Read alignment is a critical and computationally intensive first step of most genomic data analysis pipelines. While tremendous effort has been dedicated to this problem, leading to the development of many highly efficient read mapping tools [18,20,21,23], few approaches have addressed outsourcing this computation securely to an untrusted party. The few secure solutions that exist either do not scale to whole genome sequencing [3, 13, 15] datasets or are not competitive with the state of the art in read mapping [8]. For example, the protocol [3] for computing edit distances using homomorphic encryption (HOM) [10] requires 5 minutes on a single pair of 25-bp sequences [15], and the approach [13] using secure multi-party computations, while more efficient, still takes 4 seconds for a pair of 100-bp sequences. Such compute costs cannot scale to whole genome computations, which require the pairwise comparison of millions to billions of sequences. Recently, Chen et al [8] proposed a secure seed-and-extend read mapping algorithm on hybrid clouds, which splits the computation such that the public cloud finds the exact seed matches using encrypted seeds and the private cloud extends the seed matches using unencrypted data. With this approach, mapping 10 million 100-bp reads takes 372 CPU hours: 1.5h on 30 nodes (with 8 cores/node) on the public cloud and an additional 2h on the private cloud. Here the time spent on the private cloud alone is comparable with the total runtime of a standard state-of-the-art aligner. For instance, the Bowtie2 aligner [18] takes 12 minutes to map 2 million 100-bp long reads on a single core with a peak memory footprint of 3.24GB. Moreover, to align 100-bp long reads with an edit distance of six, this approach requires 6.8TB to store the reference index. Therefore, although it can handle genome-scale computations in reasonable time, this approach still significantly exceeds the compute and storage requirements of standard read aligners.

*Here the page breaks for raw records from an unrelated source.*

### lumenos_amd/csrc/lm_ntt_dev.h

```cpp
#pragma once
#include <cstring>
#include <type_traits>
#include <utility>

#include "lm_common.h"

#define LM_PAD(i) ((i) + ((i) >> 3))
template <int LOG_STRIDE>
__device__ __forceinline__ uint32_t lm_pad_at(uint32_t base, uint32_t pbase, int k) {
    if constexpr (LOG_STRIDE >= 3)
        return pbase + (uint32_t)k * ((1u << LOG_STRIDE) + (1u << (LOG_STRIDE - 3)));
    else
        return LM_PAD(base + ((uint32_t)k << LOG_STRIDE));
}
#define LM_MAX_PASSES 8

struct lm_ninv_t {
    tw_t t[LM_MAX_LIMBS];
};

__host__ __device__ constexpr int lm_ilog2(int x) { return x <= 1 ? 0 : 1 + lm_ilog2(x >> 1); }
__host__ __device__ constexpr size_t lm_lds_for(uint32_t n) { return (size_t)(n + (n >> 3) + 2) * sizeof(u64); }
struct lm_geom {
    int threads;
// ... 648 lines not shown
#ifndef LM_INV_TW_PREFETCH
#define LM_INV_TW_PREFETCH 1
#endif
template <int LOGN, int R, int LT>
__device__ __forceinline__ void lm_inv_mid(u64 *s, const tw_t *tw, const lm_qc &c, uint32_t tid) {
    using D = lm_deal<LOGN, R>;
    if (!D::valid(tid)) return;
    constexpr bool UW = LT >= 6;
    lm_inv_twset<R, UW, false> T[2];
    T[0].load(tw, LOGN, LT, D::local(tid, 0) >> LT);
#pragma unroll
    for (uint32_t m = 0; m < D::reps; m++) {
        const uint32_t w = D::local(tid, m);
        const uint32_t blk = w >> LT, off = w & ((1u << LT) - 1);
        const uint32_t base = (blk << (LT + R)) + off;
        u64 e[1 << R];
        const uint32_t pb = LM_PAD(base);
#pragma unroll
        for (int k = 0; k < (1 << R); k++) e[k] = s[lm_pad_at<LT>(base, pb, k)];
        if (LM_INV_TW_PREFETCH && m + 1 < D::reps) T[(m + 1) & 1].load(tw, LOGN, LT, D::local(tid, m + 1) >> LT);
        if (!LM_INV_TW_PREFETCH && m) T[0].load(tw, LOGN, LT, blk);
        lm_inv_stages<R, UW, false, false>(e, T[LM_INV_TW_PREFETCH ? (m & 1) : 0], c);
#pragma unroll
        for (int k = 0; k < (1 << R); k++) s[lm_pad_at<LT>(base, pb, k)] = e[k];
    }
}

template <class S, class = void>
struct lm_has_slot : std::false_type {};
template <class S>
struct lm_has_slot<S, std::void_t<decltype(std::declval<S &>()(0u, (u64)0, 0))>> : std::true_type {};

template <int LOGN, int R, class Storer>
__device__ __forceinline__ void lm_inv_last(const u64 *s, const tw_t *tw, const lm_qc &c, uint32_t tid, Storer &st) {
    constexpr uint32_t log_t0 = LOGN - R, items = 1u << log_t0, NT = lm_nthreads(LOGN);
    constexpr uint32_t reps = items / NT ? items / NT : 1;
    lm_inv_twset<R, true, false> T;
    T.load(tw, LOGN, log_t0, 0);
#pragma unroll 1
    for (uint32_t m = 0; m < reps; m++) {
        const uint32_t w = tid + m * NT;
        if (items < NT && w >= items) break;
        u64 e[1 << R];
#pragma unroll
        for (int k = 0; k < (1 << R); k++) e[k] = s[lm_pad_at<log_t0>(w, LM_PAD(w), k)];
        if constexpr (lm_has_pre<Storer>::value) st.pre(w);
        lm_inv_stages<R, true, true, false>(e, T, c);
#pragma unroll
        for (int k = 0; k < (1 << R); k++) {
            if constexpr (lm_has_slot<Storer>::value)
                st(w + ((uint32_t)k << log_t0), e[k], k);
            else
                st(w + ((uint32_t)k << log_t0), e[k]);
        }
    }
}

template <int LOGN, int P, int LT, class Loader, class Storer>
__device__ __forceinline__ void lm_inv_rec(u64 *sm, const tw_t *tw, const lm_qc &c, uint32_t tid, Loader &ld,
                                           Storer &st) {
    constexpr int NP = lm_npasses(LOGN), R = lm_pass_r(LOGN, NP - 1 - P);
    constexpr bool cross = lm_cross_r(LOGN) > 0;
    if constexpr (P == 0)
        lm_inv_first<LOGN, R>(sm, tw, c, tid, ld);
    else if constexpr (P == NP - 1)
        lm_inv_last<LOGN, R>(sm, tw, c, tid, st);
    else
        lm_inv_mid<LOGN, R, LT>(sm, tw, c, tid);
    if constexpr (P + 1 < NP) {
        if constexpr (P + 2 == NP && cross)
            __syncthreads();
        else
            lm_wave_sync();
        lm_inv_rec<LOGN, P + 1, LT + R>(sm, tw, c, tid, ld, st);
    }
}
template <int LOGN, class Loader, class Storer>
__device__ __forceinline__ void lm_ntt_inverse(u64 *sm, const tw_t *tw, const lm_qc &c, uint32_t tid, Loader &ld,
                                               Storer &st) {
    static_assert(lm_npasses(LOGN) >= 2, "a transform needs a loading and a storing pass");
    lm_inv_rec<LOGN, 0, 0>(sm, tw, c, tid, ld, st);
}

__device__ __forceinline__ void lm_load_run(const u64 *p, uint32_t i0, u64 *v, int count) {
    if (count == 2) {
        const ulonglong2 a = *reinterpret_cast<const ulonglong2 *>(p + i0);
        v[0] = a.x, v[1] = a.y;
    } else {
#pragma unroll
        for (int k = 0; k < 8; k += 2) {
            if (k < count) {
                const ulonglong2 a = *reinterpret_cast<const ulonglong2 *>(p + i0 + k);
                v[k] = a.x, v[k + 1] = a.y;
            }
        }
    }
}
struct lm_lds_runs {
    u64 *sm;
    __device__ __forceinline__ void operator()(uint32_t i0, const u64 *v, int count) const {
#pragma unroll
        for (int k = 0; k < 8; k++)
            if (k < count) sm[LM_PAD(i0 + k)] = v[k];
    }
};
template <int LOGN, class F>
__device__ __forceinline__ void lm_linear_out(const u64 *sm, uint32_t tid, F f) {
    constexpr uint32_t NW = lm_nthreads(LOGN) / 64, BLK = (1u << LOGN) / NW, IT = BLK / 128 ? BLK / 128 : 1;
    const uint32_t wave = tid >> 6, lane = tid & 63;
    lm_wave_sync();
#pragma unroll
    for (uint32_t k = 0; k < IT; k++) {
        const uint32_t j = wave * BLK + 2 * lane + k * 128;
        if (BLK >= 128 || 2 * lane < BLK) f(j, sm[LM_PAD(j)], sm[LM_PAD(j + 1)]);
    }
}

__device__ __forceinline__ void lm_store_run(u64 *p, uint32_t i0, const u64 *v, int count) {
#pragma unroll
    for (int k = 0; k < 8; k += 2) {
        if (k < count) {
            ulonglong2 a;
            a.x = v[k], a.y = v[k + 1];
            *reinterpret_cast<ulonglong2 *>(p + i0 + k) = a;
        }
    }
}
```

### lumenos_amd/csrc/lm_rescale.hip

```cpp
#include "lm_ntt_dev.h"

struct rescale_consts {
    u64 half;
    u64 half_mod[LM_MAX_LIMBS];
    tw_t qlinv[LM_MAX_LIMBS];
};

template <int LOGN>
__global__ LM_GEOM_BOUNDS(lm_geom_lds(LOGN)) void k_rescale_last(const u64 *__restrict__ src, size_t src_poly_stride,
                                                       uint32_t last, u64 *__restrict__ tbuf, mod_t md,
                                                       tw_t ninv, u64 half, const tw_t *__restrict__ tw) {
    extern __shared__ __attribute__((aligned(16))) u64 sm[];
    constexpr uint32_t N = 1u << LOGN;
    const uint32_t tid = threadIdx.x;
    const lm_qc c = lm_make_qc(md);
    const u64 *p = src + (size_t)blockIdx.x * src_poly_stride + (size_t)last * N;
    u64 *o = tbuf + (size_t)blockIdx.x * N;
    auto ld = [&](uint32_t i0, u64 *v, int count) { lm_load_run(p, i0, v, count); };
    auto st = [&](uint32_t i, u64 v) { o[i] = lm_addmod(lm_shoup_cs(v, ninv, c.q, c.nq), half, c.q); };
    lm_ntt_inverse<LOGN>(sm, tw, c, tid, ld, st);
}

template <int LOGN>
__global__ LM_GEOM_BOUNDS(lm_geom_lds(LOGN)) void k_rescale_limb(const u64 *src, size_t src_poly_stride, u64 *dst,
                                                       size_t dst_poly_stride, const u64 *__restrict__ tbuf,
                                                       uint32_t npoly, lm_mods mods, rescale_consts rc,
                                                       const tw_t *__restrict__ tw_all) {
    extern __shared__ __attribute__((aligned(16))) u64 sm[];
    constexpr uint32_t N = 1u << LOGN;
    const uint32_t tid = threadIdx.x;
    const uint32_t limb = blockIdx.x / npoly, poly = blockIdx.x % npoly;
    const lm_qc c = lm_make_qc(mods.m[limb]);
    const u64 hm = rc.half_mod[limb];
    const tw_t qlinv = rc.qlinv[limb];
    const u64 *t = tbuf + (size_t)poly * N;
    const u64 *cin = src + (size_t)poly * src_poly_stride + (size_t)limb * N;
    u64 *o = dst + (size_t)poly * dst_poly_stride + (size_t)limb * N;
    auto ld = [&](uint32_t i) { return lm_submod(lm_reduce_s(t[i], c.q, c.nq, c.qinv64), hm, c.q); };
    auto st = [&](uint32_t i0, const u64 *v, int count) {
        u64 cv[8], r[8];
        lm_load_run(cin, i0, cv, count);
#pragma unroll
        for (int k = 0; k < 8; k++)
            if (k < count) r[k] = lm_shoup_cs(lm_submod(cv[k], lm_reduce_s(v[k], c.q, c.nq, c.qinv64), c.q), qlinv, c.q, c.nq);
        lm_store_run(o, i0, r, count);
    };
    lm_ntt_forward<LOGN>(sm, tw_all + (size_t)limb * N, c, tid, ld, st);
}

struct rs_step_t {
    u64 k;
    u64 pad;
    tw_t inv;
};
struct rs_half_t {
    u64 h[LM_MAX_LIMBS];
};
struct RescaleTables {
    lm_dev<rs_step_t> d_steps;
    rs_half_t half;
};

static int get_rescale_tables(lumen_ctx *ctx, RescaleTables **out) {
    LM_SHARED_LOCK(ctx);
    auto it = ctx->ext.find("rescale_tables");
    if (it != ctx->ext.end()) {
        *out = static_cast<RescaleTables *>(it->second.get());
        return 0;
    }
    auto sp = std::make_shared<RescaleTables>();
    std::vector<rs_step_t> steps((size_t)LM_MAX_LIMBS * LM_MAX_LIMBS);
    memset(steps.data(), 0, steps.size() * sizeof(rs_step_t));
    for (uint32_t l = 0; l < LM_MAX_LIMBS; l++) {
        const uint64_t ql = ctx->mod[l < ctx->L ? l : 0], half = (ql - 1) >> 1;
        sp->half.h[l] = half;
        for (uint32_t j = 0; j < l && l < ctx->L; j++) {
            const uint64_t qj = ctx->mod[j];
            rs_step_t &e = steps[(size_t)l * LM_MAX_LIMBS + j];
            const uint64_t M = ql / qj + 1;
            if (M > 16) return 2;
            e.k = half + M * qj;
            e.inv = h_tw(h_invmod(ql % qj, qj), qj);
        }
    }
    if (int rc = sp->d_steps.upload(ctx, steps, "the rescale tables")) return rc;
    ctx->ext["rescale_tables"] = sp;
    *out = sp.get();
    return 0;
}

__global__ __launch_bounds__(256) void k_rescale_coef(const u64 *__restrict__ coef, size_t src_poly_stride,
                                                      u64 *__restrict__ dst, size_t dst_poly_stride, uint32_t nl,
                                                      uint32_t target, uint32_t logN, size_t total, lm_mods mods,
                                                      const rs_step_t *__restrict__ steps, rs_half_t half) {
    const size_t idx = (size_t)blockIdx.x * blockDim.x + threadIdx.x;
    if (idx >= total) return;
    const size_t poly = idx >> logN, i = idx & (((size_t)1 << logN) - 1);
    const u64 *p = coef + poly * src_poly_stride + i;
    u64 c[LM_MAX_LIMBS];
#pragma unroll
    for (int j = 0; j < LM_MAX_LIMBS; j++) c[j] = (uint32_t)j < nl ? p[(size_t)j << logN] : 0;
#pragma unroll
    for (int l = LM_MAX_LIMBS - 1; l >= 1; l--) {
        if ((uint32_t)l < nl && (uint32_t)l >= target) {
            const u64 ql = mods.m[l].q;
            u64 t = lm_csub(lm_csub(c[l], 2 * ql), ql);
            t = lm_addmod(t, half.h[l], ql);
#pragma unroll
            for (int j = 0; j < l; j++) {
                const rs_step_t e = steps[l * LM_MAX_LIMBS + j];
                c[j] = lm_shoup3<true>(c[j] + e.k - t, e.inv.w, e.inv.wp, 0 - mods.m[j].q);
            }
        }
    }
    u64 *o = dst + poly * dst_poly_stride + i;
#pragma unroll
    for (int j = 0; j < LM_MAX_LIMBS; j++)
        if ((uint32_t)j < target) {
            const u64 qj = mods.m[j].q;
            o[(size_t)j << logN] = lm_csub(lm_csub(c[j], 2 * qj), qj);
        }
}

static int rescale_polys_coef(lumen_ctx *ctx, const u64 *src, uint32_t nl, u64 *dst, uint32_t target, uint32_t npoly,
                              u64 *work) {
    RescaleTables *tb = nullptr;
    if (int rc = get_rescale_tables(ctx, &tb)) return rc;
    const uint32_t N = ctx->N;
    if (int rc = lm_launch_ntt_strided(ctx, src, (size_t)nl * N, work, (size_t)nl * N, npoly, lm_map_q(nl), true,
                                       "rescale_intt", nullptr))
        return rc;
    {
        lm_prof_scope ps(ctx, "rescale_coef", npoly);
        const size_t total = (size_t)npoly * N;
        hipLaunchKernelGGL(k_rescale_coef, dim3((uint32_t)((total + 255) / 256)), dim3(256), 0, ctx->stream, work,
                           (size_t)nl * N, dst, (size_t)target * N, nl, target, ctx->logN, total, ctx->mods,
                           tb->d_steps.get(), tb->half);
        LM_HIP(ctx, hipGetLastError());
    }
    return lm_launch_ntt_strided(ctx, dst, (size_t)target * N, dst, (size_t)target * N, npoly, lm_map_q(target), false,
                                 "rescale_ntt", nullptr);
}

template <int LOGN>
static int rescale_polys_t(lumen_ctx *ctx, const u64 *src, uint32_t nl, u64 *dst, uint32_t target,
                           uint32_t npoly, u64 *work, u64 *tbuf) {
    if (work && (uint64_t)(nl + target + 1) * (nl - target) / 2 > (uint64_t)nl + target) {
        const int rc = rescale_polys_coef(ctx, src, nl, dst, target, npoly, work);
        if (rc != 2) return rc;
    }
    const uint32_t N = ctx->N;
    const u64 *cur = src;
    for (uint32_t cur_nl = nl; cur_nl > target; cur_nl--) {
        const uint32_t last = cur_nl - 1;
        const bool final_step = cur_nl - 1 == target;
        u64 *out = final_step ? dst : work;
        const size_t out_stride = (size_t)(final_step ? target : nl) * N;
        rescale_consts rc;
        const uint64_t ql = ctx->mod[last];
        rc.half = (ql - 1) >> 1;
        for (uint32_t i = 0; i < LM_MAX_LIMBS; i++) {
            const uint64_t qi = ctx->mod[i < last ? i : 0];
            rc.half_mod[i] = rc.half % qi;
            rc.qlinv[i] = h_tw(h_invmod(ql % qi, qi), qi);
        }
        {
            lm_prof_scope ps(ctx, "rescale_last_intt", npoly);
            if (int e = lm_launch(ctx, k_rescale_last<LOGN>, lm_geom_lds(LOGN), npoly, cur, (size_t)nl * N, last, tbuf,
                                  ctx->mods.m[last], ctx->ninv[last], (u64)rc.half, ctx->sh->tw_inv.get() + (size_t)last * N))
                return e;
        }
        {
            lm_prof_scope ps(ctx, "rescale_limb_ntt", (uint64_t)npoly * last);
            if (int e = lm_launch(ctx, k_rescale_limb<LOGN>, lm_geom_lds(LOGN), npoly * last, cur, (size_t)nl * N, out,
                                  out_stride, tbuf, npoly, ctx->mods, rc, ctx->sh->tw_fwd.get()))
                return e;
        }
        cur = work;
    }
    return 0;
}
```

In this paper we introduce **BALAUR**, a novel privacy preserving read mapping technique for hybrid clouds that securely outsources a significant portion of the read-mapping task to the public cloud, while being highly competitive with existing state-of-the-art aligners in speed and accuracy. At a high level, **BALAUR** can be summarized in the following two phases: (1) fast identification of a few candidate alignment positions in the genome using the locality sensitive hashing (LSH) (on the secure private client) and (2) evaluation of each candidate using secure kmer voting (on the untrusted public server). We leverage LSH and the MinHash [7] technique in Phase 1, by formulating the task of finding the candidate alignment positions as nearest neighbor search under the Jaccard set similarity criterion, searching for reference sequences that are most similar to the reads. To rapidly find such sequences, we first pre-compute the MinHash fingerprints of reference genome windows and store them in our MinHash reference genome index (MHG) data structure, designed to efficiently scale to full human genome datasets. The high selectivity of the MHG is crucial for our alignment algorithm, since it significantly decreases the overhead associated with encrypting and transferring the selected reference sequences for secure voting in Phase 2. It also demonstrates the effectiveness of LSH and MinHash for whole-genome alignment in general and especially for long read mapping. We describe each step in detail in the remainder of this paper, analyze the security guarantees of our approach and present an evaluation of its performance on simulated and real read datasets. The **BALAUR** algorithm was implemented in *C*++ and is freely available at http:://viq854.github.com/balaur.

## 2 Background

### 2.1 Locality Sensitive Hashing

Locality sensitive hashing (LSH) is a probabilistic dimensionality-reduction technique that has been introduced by Indyk and Motwani [14] to address the approximate similarity search problem in high dimensions. Its key property is to maximize the probability of collision of objects that are similar. In particular, let *H* be a family of hash functions *h*: *R*^{d} ← *U*. An LSH scheme defines a probability distribution over the family *H*, such that given two objects *x,y* ∈ *R*: *Pr*_{h∈H} [*h*(*x*) = *h*(*y*)] = *similarity*(*x,y*).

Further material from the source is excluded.